TASK GOAL: Only a number is wanted here: how many lines in the entries below contain the word "which".

===== EXTRACTED ENTRIES =====

__device__ __forceinline__ void chain_substep_strict(lfloat* lds, int cur, int pole, int l , bool calm_q = false) {
  if (l >= 48) return;
  const int k = pole ? NY - 1 : 0;
  const RowK rk = row_consts((const lfloat*)(lds + kOffRowK), k);
  const lfloat* Xc = lds + kOffX + cur * XB;
  const lfloat* Wc = lds + kOffW;
  v2 T0w[10], w[10];
  load_win10(Xc + k * RS, l, T0w);
  load_win10(Wc + k * RS, l, w);
  const float u0 = lds[kOffWX + k * NX + 2 * l], u1 = lds[kOffWX + k * NX + 2 * l + 1];
  const float v0 = lds[kOffWY + k * NX + 2 * l], v1 = lds[kOffWY + k * NX + 2 * l + 1];
  const int k1 = pole ? k - 1 : k + 1, k2 = pole ? k - 2 : k + 2;
  v2 T1[2], T2[2], W1[2], W2[2];
  {
    const vfloat4 a = *(const __attribute__((address_space(3))) vfloat4*)(Xc + k1 * RS + pair_off(l));
    const vfloat4 b = *(const __attribute__((address_space(3))) vfloat4*)(Xc + k2 * RS + pair_off(l));
    const vfloat4 c = *(const __attribute__((address_space(3))) vfloat4*)(Wc + k1 * RS + pair_off(l));
    const vfloat4 d = *(const __attribute__((address_space(3))) vfloat4*)(Wc + k2 * RS + pair_off(l));
    T1[0] = v2{a.x, a.y}; T1[1] = v2{a.z, a.w}; T2[0] = v2{b.x, b.y}; T2[1] = v2{b.z, b.w};
    W1[0] = v2{c.x, c.y}; W1[1] = v2{c.z, c.w}; W2[0] = v2{d.x, d.y}; W2[1] = v2{d.z, d.w};
  }
  const v2 own[2] = {T0w[4], T0w[5]};
  const bool bug_lane = (l == 46);
  const int am2 = 4 * (l >= 2 ? l - 2 : l + 46), am1 = 4 * (l >= 1 ? l - 1 : 47), ap1 = 4 * (l <= 46 ? l + 1 : 0),
            ap2 = 4 * (l <= 45 ? l + 2 : l - 46);
  auto from = [](int addr, v2 x) {
    return v2{__int_as_float(__builtin_amdgcn_ds_bpermute(addr, __float_as_int(x.x))),
              __int_as_float(__builtin_amdgcn_ds_bpermute(addr, __float_as_int(x.y)))};
  };
  const float uu[2] = {u0, u1};

  v2 Th[2][2];
#pragma unroll
  for (int which = 0; which < 2; ++which) {
    const int time2 = __builtin_amdgcn_readfirstlane(which ? rk.adv_time2 : rk.dif_time2);
    const float cc = which ? rk.adv_cc : rk.dif_cc;
    v2 T[10];
#pragma unroll
    for (int i = 0; i < 10; ++i) T[i] = T0w[i];
// ... 78 lines not shown
    constexpr int i = I, p = 3 + i;
    const int o = c.at[i >> 1] + (i & 1) * 2;
    c.w0[i] = w[p];
    c.own[i] = lds[kOffX + cur * XB + c.row[0] + o];
    c.W1[i] = Wc[c.row[1] + o];
    c.W2[i] = Wc[c.row[2] + o];
    const float u = lds[kOffWX + k * NX + 6 * j + i], v = lds[kOffWY + k * NX + 6 * j + i];
    c.cv[i] = pole == 0 ? third * fminf(v, 0.f) : -third * fmaxf(v, 0.f);
    Kd[i][0] = -csd * w[p - 3]; Kd[i][1] = (-3.f * csd) * w[p - 2]; Kd[i][2] = (-6.f * csd) * w[p - 1];
    Kd[i][3] = (6.f * csd) * w[p + 1]; Kd[i][4] = (3.f * csd) * w[p + 2]; Kd[i][5] = csd * w[p + 3];
    const float um = csa * fmaxf(u, 0.f), up = csa * fminf(u, 0.f);
    Ka[i][0] = -um * w[p - 3]; Ka[i][1] = (-4.f * um) * w[p - 2]; Ka[i][2] = (-10.f * um) * w[p - 1];
    Ka[i][3] = (-10.f * up) * w[p + 1]; Ka[i][4] = (-4.f * up) * w[p + 2]; Ka[i][5] = -up * w[p + 3];
    if (i == 3 && j == 15) {
      Ka[i][4] = -up * w[p + 3]; Ka[i][5] = -up * w[p + 3];
    }
  });
  c.kd = chain_pack(Kd);
  c.ka = chain_pack(Ka);
}

__device__ __forceinline__ void quad_chain_substep(lfloat* lds, int cur, QuadChain& c) {
  const lfloat* Xc = lds + kOffX + cur * XB;
  float own[6], T1[6], T2[6];
#pragma unroll
  for (int i = 0; i < 6; ++i) {
    const int o = c.at[i >> 1] + (i & 1) * 2;
    own[i] = c.own[i];
    T1[i] = Xc[c.row[1] + o];
    T2[i] = Xc[c.row[2] + o];
  }
  float Td[6], Ta[6];
#pragma unroll
  for (int i = 0; i < 6; ++i) { Td[i] = own[i]; Ta[i] = own[i]; }
  chain_run6<true>(Td, c.kd, c.time2_dif);
  chain_run6<true>(Ta, c.ka, c.time2_adv);
  lfloat* out = lds + kOffX + (cur ^ 1) * XB + c.row[0];
#pragma unroll
  for (int i = 0; i < 6; ++i) {
    const float g1 = c.W1[i] * (T1[i] - own[i]);
    const float d2 = c.W2[i] * (own[i] - T2[i]);
    const float ddy = c.ccy * g1;
    const float day = c.cv[i] * (d2 - g1);
    const float dd = c.w0[i] * ((Td[i] - own[i]) + ddy);
    float da = (Ta[i] - own[i]) + day;
    if (c.calm) da = 0.f;
    c.own[i] = (own[i] + dd) + da;
    out[c.at[i >> 1] + (i & 1) * 2] = c.own[i];
  }
}

template <bool STRICT>
__device__ __forceinline__ void stage_winds(lfloat* lds, const float* __restrict__ u, const float* __restrict__ v,
                                            const RowTables* __restrict__ tab) {
  constexpr int kIt = (NP / 4 + kThreads - 1) / kThreads;
  f4 uq[kIt], vq[kIt];
#pragma unroll
  for (int j = 0; j < kIt; ++j) {
    const int i = min((int)threadIdx.x + j * kThreads, NP / 4 - 1);
    uq[j] = ld4(u + 4 * i); vq[j] = ld4(v + 4 * i);
  }
#pragma unroll
  for (int j = 0; j < kIt; ++j) {
    const int i = threadIdx.x + j * kThreads;
    if (i < NP / 4) {
      const int k = i / NQ;
      if (!(STRICT || k == 0 || k == NY - 1)) {
        const RowK rk = row_consts((const lfloat*)(lds + kOffRowK), k);
        const float cu = rk.sub ? rk.adv_cc * 0.05f : rk.adv_cc * (1.f / 3.f);
        const float cv = rk.adv_ccy * (1.f / 3.f);
#pragma unroll
        for (int e = 0; e < 4; ++e) { uq[j].v[e] *= cu; vq[j].v[e] *= cv; }
      }
      st4(lds + kOffWX + 4 * i, uq[j]); st4(lds + kOffWY + 4 * i, vq[j]);
    }
  }
  (void)tab;
}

=====

OUTPUT: 3